The woman died after being taken to a hospital, while the man was listed in critical condition.

Their names and hometowns have not been released, but officials say they were both 27 years old.

Locklear confirmed to lead Pacific Command

HONOLULU — Navy Adm. Samuel Locklear will be the U.S. military’s next leader in the Asia-Pacific region.

U.S. Pacific Command spokesman Lt. Cmdr. Bill Clinton said Friday the U.S. Senate had confirmed Locklear’s nomination to head the command, which has its headquarters near Honolulu.

In confirmation hearings earlier this month, Locklear said he wants improved military ties with China but noted that China must be committed to open exchanges.

He told the Senate Armed Services Committee that China’s military buildup is a source of strategic uncertainty. He described the current military relationship as “cooperative but competitive.”

Locklear currently is chief of U.S. naval forces in Europe and Africa, and commander of Allied Joint Forces Command in Naples, Italy. He commanded U.S. and NATO-led operations in Libya that eventually toppled Moammar Gadhafi.

Nun to be sainted for work at leprosy colony

HONOLULU — A nun who spent decades caring for patients segregated on the Kalaupapa leprosy colony on Molokai will be canonized a saint later this year, the Vatican has announced.

Pope Benedict XVI said Saturday that Mother Marianne Cope will be made a saint during a canonization ceremony Oct. 21.

Beginning in the 1880s, Cope spent more than 30 years caring for patients suffering from leprosy, church officials said. Leprosy, or Hansen’s Disease, is a bacterial infection that causes severe and disfiguring damage to skin, eyes and nerves.

Cope was known for demanding money from the government to help the leprosy patients, and is credited with having a school built and teaching women and girls to sew and garden.

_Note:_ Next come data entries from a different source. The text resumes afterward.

# sunshinnnn/DSMnet

Hardware: AMD Instinct MI355X
Metric: stereo pairs/sec forward, PSMNet D=192 384×1280, at 1/2/4/8 MI355X (higher is better)
Workload: dtype f32

## Files before the change

dsmnet_amd/_lib.py:

```python
import ctypes
import os

_HERE = os.path.dirname(os.path.abspath(__file__))
LIB_PATH = os.environ.get("DSM_LIB_PATH") or os.path.join(_HERE, "csrc", "libdsmnet_hip.so")

c_int, c_void_p, c_size_t = ctypes.c_int, ctypes.c_void_p, ctypes.c_size_t

DSM_OK = 0
DSM_F32 = 0
DSM_NCDHW, DSM_NDHWC = 0, 1
DSM_CONV_FP32_MFMA, DSM_CONV_COUT1_CHUNKED, DSM_CONV_TM_SHIFT, DSM_CONV_BLOCKS_SHIFT = 1, 2, 4, 16
DSM_CONV_NO_NSPLIT = 4
DSM_CONV_NO_ONCE = 8
DSM_CONV_KSPLIT_SHIFT = 8
DSM_PREC_F32, DSM_PREC_F16, DSM_PREC_F16X2 = 0, 1, 2


class Bn3dArgs(ctypes.Structure):
    _fields_ = [("y", c_void_p), ("residual", c_void_p), ("out", c_void_p), ("gamma", c_void_p),
                ("beta", c_void_p), ("running_mean", c_void_p), ("running_var", c_void_p),
                ("affine", c_void_p), ("workspace", c_void_p), ("gout", c_void_p), ("dy", c_void_p),
                ("dresidual", c_void_p), ("B", c_int), ("C", c_int),
                ("Dy", c_int), ("Hy", c_int), ("Wy", c_int), ("Dr", c_int), ("Hr", c_int), ("Wr", c_int),
                ("relu", c_int), ("momentum", ctypes.c_float), ("eps", ctypes.c_float),
# ... 42 lines not shown
class ColorRecord(ctypes.Structure):
    _fields_ = [("order", c_int * 4), ("jitter", ctypes.c_float * 4), ("flags", c_int), ("alpha_row", c_int)]


DSM_COLOR_JITTER, DSM_COLOR_LIGHTING, DSM_COLOR_NORMALIZE = 1, 2, 4
DSM_COLOR_MAX_RECORDS = 64


SIGNATURES = {
    "dsm_abi_version": (c_int, []),
    "dsm_strerror": (ctypes.c_char_p, [c_int]),
    "dsm_corr1d_fwd": (c_int, [c_void_p] * 4 + [c_int] * 8 + [c_void_p]),
    "dsm_corr1d_bwd": (c_int, [c_void_p] * 6 + [c_int] * 8 + [c_void_p]),
    "dsm_concat_volume_fwd": (c_int, [c_void_p] * 3 + [c_int] * 8 + [c_void_p]),
    "dsm_concat_volume_bwd": (c_int, [c_void_p] * 3 + [c_int] * 8 + [c_void_p]),
    "dsm_soft_argmin_fwd": (c_int, [c_void_p] * 3 + [c_int] * 10 + [c_void_p]),
    "dsm_soft_argmin_bwd": (c_int, [c_void_p] * 5 + [c_int] * 10 + [c_void_p]),
    "dsm_corr1d_plan": (c_int, [c_void_p] * 4 + [c_int] * 8 + [ctypes.c_char_p, c_int]),
    "dsm_concat_volume_fwd_plan": (c_int, [c_void_p] * 3 + [c_int] * 8 + [ctypes.c_char_p, c_int]),
    "dsm_concat_volume_bwd_plan": (c_int, [c_void_p] * 3 + [c_int] * 8 + [ctypes.c_char_p, c_int]),
    "dsm_soft_argmin_fwd_plan": (c_int, [c_void_p] * 3 + [c_int] * 10 + [ctypes.c_char_p, c_int]),
    "dsm_soft_argmin_bwd_plan": (c_int, [c_void_p] * 5 + [c_int] * 10 + [ctypes.c_char_p, c_int]),
    "dsm_conv3d_packed_weight_bytes": (c_size_t, [c_int] * 3),
    "dsm_conv3d_pack_weights": (c_int, [c_void_p] * 2 + [c_int] * 3 + [c_void_p]),
    "dsm_conv_pack_weights": (c_int, [c_void_p] * 2 + [c_int] * 5 + [c_void_p]),
    "dsm_absmax": (c_int, [c_void_p, c_size_t, c_void_p, c_void_p]),
    "dsm_conv3d_fwd": (c_int, [ctypes.POINTER(Conv3dArgs), c_void_p]),
    "dsm_basicblock2d_fwd": (c_int, [ctypes.POINTER(BasicBlock2dArgs), c_void_p]),
    "dsm_conv3d_plan": (c_int, [ctypes.POINTER(Conv3dArgs), ctypes.c_char_p, c_int]),
    "dsm_conv3d_workspace_bytes": (c_size_t, [ctypes.POINTER(Conv3dArgs)]),
    "dsm_conv3d_wgrad": (c_int, [c_void_p] * 4 + [c_int] * 12 + [c_void_p] * 3),
    "dsm_conv2d_wgrad": (c_int, [c_void_p] * 4 + [c_int] * 11 + [c_void_p] * 3),
    "dsm_conv3d_cout1_bwd": (c_int, [c_void_p] * 5 + [c_int] * 5 + [c_void_p]),
    "dsm_deconv3d_cout1_bwd": (c_int, [c_void_p] * 5 + [c_int] * 8 + [c_void_p]),
    "dsm_bn3d_train_fwd": (c_int, [ctypes.POINTER(Bn3dArgs), c_void_p]),
    "dsm_bn3d_train_bwd": (c_int, [ctypes.POINTER(Bn3dArgs), c_void_p]),
    "dsm_decoder_cat": (c_int, [c_void_p] * 5 + [c_int] * 11 + [c_void_p]),
    "dsm_stage_images_nhwc16": (c_int, [c_void_p] * 3 + [c_int] * 4 + [c_void_p]),
    "dsm_volume_relayout": (c_int, [c_void_p] * 2 + [c_int] * 6 + [c_void_p]),
    "dsm_conv_packed_weight_bytes": (ctypes.c_size_t, [c_int] * 4),
    "dsm_spp_branch_floats": (ctypes.c_size_t, [c_int] * 3),
    "dsm_spp_pool8": (c_int, [c_void_p] * 2 + [c_int] * 3 + [c_void_p]),
    "dsm_spp_branches": (c_int, [c_void_p] * 5 + [c_int] * 3 + [c_void_p]),
    "dsm_spp_concat": (c_int, [c_void_p] * 4 + [c_int] * 3 + [c_void_p] * 2),
    "dsm_warp_abs_error": (c_int, [c_void_p] * 4 + [c_int] * 6 + [ctypes.c_float, c_void_p]),
    "dsm_selfsup_workspace_floats": (c_size_t, [ctypes.POINTER(SelfsupItem), c_int]),
    "dsm_selfsup_fwd": (c_int, [ctypes.POINTER(SelfsupItem), c_int, c_int] + [c_void_p] * 4),
    "dsm_selfsup_bwd": (c_int, [ctypes.POINTER(SelfsupItem), c_int, c_int] + [c_void_p] * 4),
    "dsm_suploss_workspace_floats": (c_size_t, [c_int] * 5),
    "dsm_suploss_fwd": (c_int, [ctypes.POINTER(SuplossItem), c_int, c_void_p, c_int, c_int, c_int, c_int] + [c_void_p] * 4),
    "dsm_suploss_bwd": (c_int, [ctypes.POINTER(SuplossItem), c_int, c_void_p, c_int, c_int, c_int] + [c_void_p] * 4),
    "dsm_stereo_color": (c_int, [c_void_p, c_void_p, ctypes.POINTER(ColorRecord)] + [c_int] * 6 + [c_void_p]),
    "dsm_concat_conv_fwd": (c_int, [c_void_p] * 5 + [c_size_t] + [c_void_p] * 2 + [c_int] * 9 + [c_void_p]),
}

_lib = None


class DsmnetHipError(RuntimeError):
    pass


def _bind_torch_hip_runtime():
    import torch
    hip = os.path.join(os.path.dirname(torch.__file__), "lib", "libamdhip64.so")
    if os.path.exists(hip):
        ctypes.CDLL(hip, mode=ctypes.RTLD_GLOBAL)


def load():
    global _lib
    if _lib is not None:
        return _lib
    if not os.path.exists(LIB_PATH):
        raise DsmnetHipError(
            "libdsmnet_hip.so not found at %s -- build it with "
            "`python -m dsmnet_amd.csrc.build` (there is no CPU fallback)" % LIB_PATH)
    _bind_torch_hip_runtime()
    lib = ctypes.CDLL(LIB_PATH)
    for name, (res, args) in SIGNATURES.items():
        fn = getattr(lib, name)
        fn.restype = res
        fn.argtypes = args
    if lib.dsm_abi_version() != 7:
        raise DsmnetHipError("libdsmnet_hip.so ABI version mismatch")
    _lib = lib
    return lib


def check(code, what):
    if code != DSM_OK:
        msg = load().dsm_strerror(code).decode()
        raise DsmnetHipError("%s failed: %s (code %d)" % (what, msg, code))
```

dsmnet_amd/blocks2d.py:

```python
import torch
import torch.nn as nn
import torch.nn.functional as F

from . import costvolume as cv
from . import blocks3d
from .blocks3d import _versions

_TRAIN_2D_MODE = __import__("os").environ.get("DSM_TRAIN_2D", "auto")
_FUSED_TRAIN_2D = _TRAIN_2D_MODE in ("auto", "fused", "conv")
_FUSED_TRAIN_2D_BN = _TRAIN_2D_MODE == "fused"
_TRAIN_2D_MIN_PIXELS = int(__import__("os").environ.get("DSM_TRAIN_2D_MIN_PIXELS", 65536)) if _TRAIN_2D_MODE == "auto" else 0


class own_kernels_only(object):

    def __enter__(self):
        global _TRAIN_2D_MIN_PIXELS, _FUSED_TRAIN_2D
        self.saved = (_TRAIN_2D_MIN_PIXELS, _FUSED_TRAIN_2D)
        _TRAIN_2D_MIN_PIXELS, _FUSED_TRAIN_2D = 0, True
        return self

    def __exit__(self, *exc):
        global _TRAIN_2D_MIN_PIXELS, _FUSED_TRAIN_2D
        _TRAIN_2D_MIN_PIXELS, _FUSED_TRAIN_2D = self.saved
        return False


def fused_ok(conv, x):
    if not (isinstance(conv, nn.Conv2d) and x.is_cuda and x.dtype == torch.float32):
        return False
    k, s, d, p = conv.kernel_size, conv.stride, conv.dilation, conv.padding
    if k[0] != k[1] or s[0] != s[1] or d[0] != d[1] or p[0] != p[1] or conv.groups != 1:
        return False
    if k[0] not in (1, 3) or s[0] not in (1, 2) or d[0] not in (1, 2):
        return False
    if p[0] != d[0] * (k[0] - 1) // 2 or conv.padding_mode != "zeros":
        return False
    if conv.out_channels in cv.WIDE2D_COUT:
        return _wide_ok(conv, x)
    if conv.out_channels not in (32, 64, 128):
        return False
    cin = x.shape[1]
    if cin % 16 != 0 or cin < conv.in_channels:
        return False
    return cv.conv2d_variant(conv.out_channels, s[0], k[0], d[0])


_WIDE2D_EXCLUDED = frozenset()


def _wide_ok(conv, x):
    if conv.kernel_size[0] != 3 or conv.dilation[0] != 1 or cv.get_option("conv_precision") not in ("f16x2", "f16"):
        return False
    B, cin, H, W = x.shape
    s = conv.stride[0]
    if cin % 16 != 0 or cin != conv.in_channels or (cin, conv.out_channels, s) in _WIDE2D_EXCLUDED:
        return False
    Ho, Wo = (H - 1) // s + 1, (W - 1) // s + 1
    if Wo > (2032 if s == 1 else 1016) or B * Ho * Wo >= 2 ** 20:
        return False
    return 4 * B * cin * H * W < 2 ** 31 and B * Ho * Wo * conv.out_channels < 2 ** 31 - 1


class _Folded2d(object):
    def __init__(self):
        self.key = None
        self.packed = self.scale = self.shift = None

    def get(self, conv, bn, cin_padded):
        srcs = [conv.weight, conv.bias]
        if bn is not None:
            srcs += [bn.weight, bn.bias, bn.running_mean, bn.running_var]
        key = _versions(*srcs) + (cin_padded,)
        if key != self.key:
            with torch.no_grad():
                self.packed = cv.pack_conv2d_weight(conv.weight, cin_padded)
                if bn is not None:
                    inv = torch.rsqrt(bn.running_var + bn.eps)
                    scale = bn.weight * inv if bn.weight is not None else inv
                    shift = -bn.running_mean * scale
                    if bn.bias is not None:
                        shift = shift + bn.bias
                    if conv.bias is not None:
                        shift = shift + conv.bias * scale
                    self.scale, self.shift = scale.contiguous(), shift.contiguous()
                elif conv.bias is not None:
                    self.scale = torch.ones_like(conv.bias)
                    self.shift = conv.bias.detach().clone()
                else:
                    self.scale = self.shift = None
            self.key = key
        return self.packed, self.scale, self.shift


def train_ok(conv, x):
    if not (_FUSED_TRAIN_2D and isinstance(conv, nn.Conv2d) and torch.is_tensor(x) and x.is_cuda and
            x.dtype == torch.float32 and conv.weight.dtype == torch.float32):
        return False
    k, s, d, p = conv.kernel_size, conv.stride, conv.dilation, conv.padding
    if k[0] != k[1] or s[0] != s[1] or d[0] != d[1] or p[0] != p[1] or conv.groups != 1:
        return False
    if conv.bias is not None or conv.padding_mode != "zeros" or p[0] != d[0] * (k[0] // 2):
        return False
    if x.shape[0] * ((x.shape[2] - 1) // s[0] + 1) * ((x.shape[3] - 1) // s[0] + 1) < _TRAIN_2D_MIN_PIXELS:
        return False
    return x.shape[1] == conv.in_channels and cv.conv2d_variant(conv.out_channels, s[0], k[0], d[0])


def _run_conv2d_autograd(conv, bn, x, residual, relu):
    y = cv.conv2d(x, conv.weight, conv.stride[0], conv.dilation[0])
    if (bn is not None and bn.training and _FUSED_TRAIN_2D_BN and blocks3d._FUSED_TRAIN_BN and
            y.shape[1] % 4 == 0 and y.shape[1] <= 256):
        momentum = bn.momentum if bn.momentum is not None else 0.1
        out = cv.bn_add_relu2d(y, bn.weight, bn.bias, residual,
                               bn.running_mean if bn.track_running_stats else None,
                               bn.running_var if bn.track_running_stats else None,
                               1 if relu else 0, momentum, bn.eps)
        if bn.num_batches_tracked is not None:
            bn.num_batches_tracked += 1
        blocks3d._bump_running_stats(bn)
        return out
    if bn is not None:
        y = bn(y)
    if residual is not None:
        y = y + residual
    return F.relu(y) if relu else y


def run_conv2d(folded, conv, bn, x, residual=None, relu=False):
    training = bn is not None and bn.training
    if not training and not torch.is_grad_enabled() and fused_ok(conv, x):
        packed, scale, shift = folded.get(conv, bn, x.shape[1])
        return cv.conv2d_block(x, packed, conv.out_channels, scale, shift, residual,
                               stride=conv.stride[0], relu=1 if relu else 0,
                               k=conv.kernel_size[0], dilation=conv.dilation[0])
    if train_ok(conv, x):
        return _run_conv2d_autograd(conv, bn, x, residual, relu)
    if x.shape[1] != conv.in_channels:
        x = x[:, : conv.in_channels]
    y = conv(x)
    if bn is not None:
        y = bn(y)
    if residual is not None:
        y = y + residual
    return F.relu(y) if relu else y


def run_basicblock_layers(fold1, c1, b1, fold2, c2, b2, x, relu_after, skip=True):
    if b1 is None or b2 is None or c1.training or b1.training or b2.training or torch.is_grad_enabled():
        return None
    if not (fused_ok(c1, x) and fused_ok(c2, x) and c1.kernel_size[0] == 3 and c2.kernel_size[0] == 3 and
            c2.stride[0] == 1 and c2.dilation[0] == 1 and c2.in_channels == c2.out_channels == c1.out_channels and
            cv.basicblock2d_ok(x, c1.in_channels, c1.out_channels, c1.stride[0], c1.dilation[0])):
        return None
    p1, s1, h1 = fold1.get(c1, b1, x.shape[1])
    p2, s2, h2 = fold2.get(c2, b2, x.shape[1])
    return cv.basicblock2d(x, p1, s1, h1, p2, s2, h2, relu=relu_after, skip=skip)


def run_basicblock(cb1, cb2, x, downsample):
    if downsample is not None or not isinstance(cb1, ConvBN2d) or not isinstance(cb2, ConvBN2d):
        return None
    return run_basicblock_layers(cb1._folded, cb1[0], cb1[1], cb2._folded, cb2[0], cb2[1], x, False)


class ConvBN2d(nn.Sequential):

    def __init__(self, conv, bn):
        super(ConvBN2d, self).__init__(conv, bn)
        self._folded = _Folded2d()

    def forward(self, x, residual=None, relu=False):
        return run_conv2d(self._folded, self[0], self[1], x, residual, relu)


def stage_image_nhwc16(img):
    return cv.stage_images_nhwc16(img, None)
```

dsmnet_amd/costvolume.py:

```python
import ctypes

import torch

from . import _lib

_CL3D = torch.channels_last_3d


class LaunchTimer(object):

    def __init__(self):
        self.records = []

    def start(self):
        ev = torch.cuda.Event(enable_timing=True)
        ev.record()
        return ev

    def stop(self, name, start, work):
        ev = torch.cuda.Event(enable_timing=True)
        ev.record()
        self.records.append((name, start, ev, work))

    def summary(self):
# ... 313 lines not shown
    a.x = x.data_ptr()
    a.w_packed = packed_weight.data_ptr()
    a.y = y.data_ptr()
    a.scale = None if scale is None else scale.data_ptr()
    a.shift = None if shift is None else shift.data_ptr()
    a.residual = None if residual is None else residual.data_ptr()
    a.B, a.Cin, a.Cout = B, cin, cout
    a.Di, a.Hi, a.Wi = Di, Hi, Wi
    a.Do, a.Ho, a.Wo = Do, Ho, Wo
    a.stride, a.transposed, a.relu = int(stride), int(transposed), int(relu)
    a.flags = _conv_flags()
    if virtual is not None:
        a.vol_virtual, a.vol_mask_left = 1, int(virtual.mask_left)
    keep = _set_precision(a, x, y if cout > 1 else None)
    vox = B * (Di * Hi * Wi if transposed else Do * Ho * Wo)
    work = 54.0 * cin * cout * vox if cout > 1 else 4.0 * B * (cin * Di * Hi * Wi + Do * Ho * Wo)
    with torch.cuda.device(x.device), _timed(lambda: conv3d_plan_name(a), work):
        rc = _lib.load().dsm_conv3d_fwd(ctypes.byref(a), _stream())
    _lib.check(rc, "dsm_conv3d_fwd")
    del keep
    return y


def conv3d_plan_name(args):
    buf = ctypes.create_string_buffer(96)
    _lib.check(_lib.load().dsm_conv3d_plan(ctypes.byref(args), buf, 96), "dsm_conv3d_plan")
    return buf.value.decode()


import os as _os

_PRECISIONS = ("bf16x3", "fp32", "f16x2", "f16")
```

The Kalaupapa settlement is now a National Historic Park. The government has spent more than $1 million restoring parts of the peninsula associated with Cope’s work, including a chapel, nuns’ living quarters and walking paths.

Cope died at the colony of natural causes in 1918 and was buried there.

The announcement that Cope will be made a U.S. saint came at the end of a ceremony Saturday to make 22 new cardinals.

The Vatican also announced that Kateri Tekakwitha, a Mohawk Indian who spent most of her life in what is now upstate New York, and five others also will be canonized Oct. 21.

Elizabeth Smart marries at Oahu temple

SALT LAKE CITY — Elizabeth Smart married her fiance Saturday at a Mormon temple in Hawaii.

A family spokesman said the Utah woman who was kidnapped at knifepoint at age 14 and held captive for nine months married Matthew Gilmour on Oahu’s North Shore.

The 24-year-old Smart is a senior at Brigham Young University. She met Gilmour, of Aberdeen, Scotland, while doing Mormon missionary work in Paris.

The couple wed at the Laie Hawaii Temple of The Church of Jesus Christ of Latter-day Saints in front of a small group of family members, spokesman Chris Thomas said in a statement. The group then celebrated at a private reception and luau.

“The bride and groom were beaming as they left the LDS Temple,” Thomas said.

Smart and Gilmour got engaged last month and made plans to wed this summer. However, Smart opted to move up the ceremony because of the media attention her engagement was getting, Thomas said.

“She decided, about a week ago, the best way to avoid significant distraction was to change her wedding plans and to get married in an unscheduled ceremony outside of Utah,” he said. Thomas added the couple will go on an extended honeymoon in an undisclosed location.

Onetime itinerant street preacher Brian David Mitchell was convicted in 2010 of Smart’s 2002 kidnapping and sexual assault. He is serving a life prison sentence.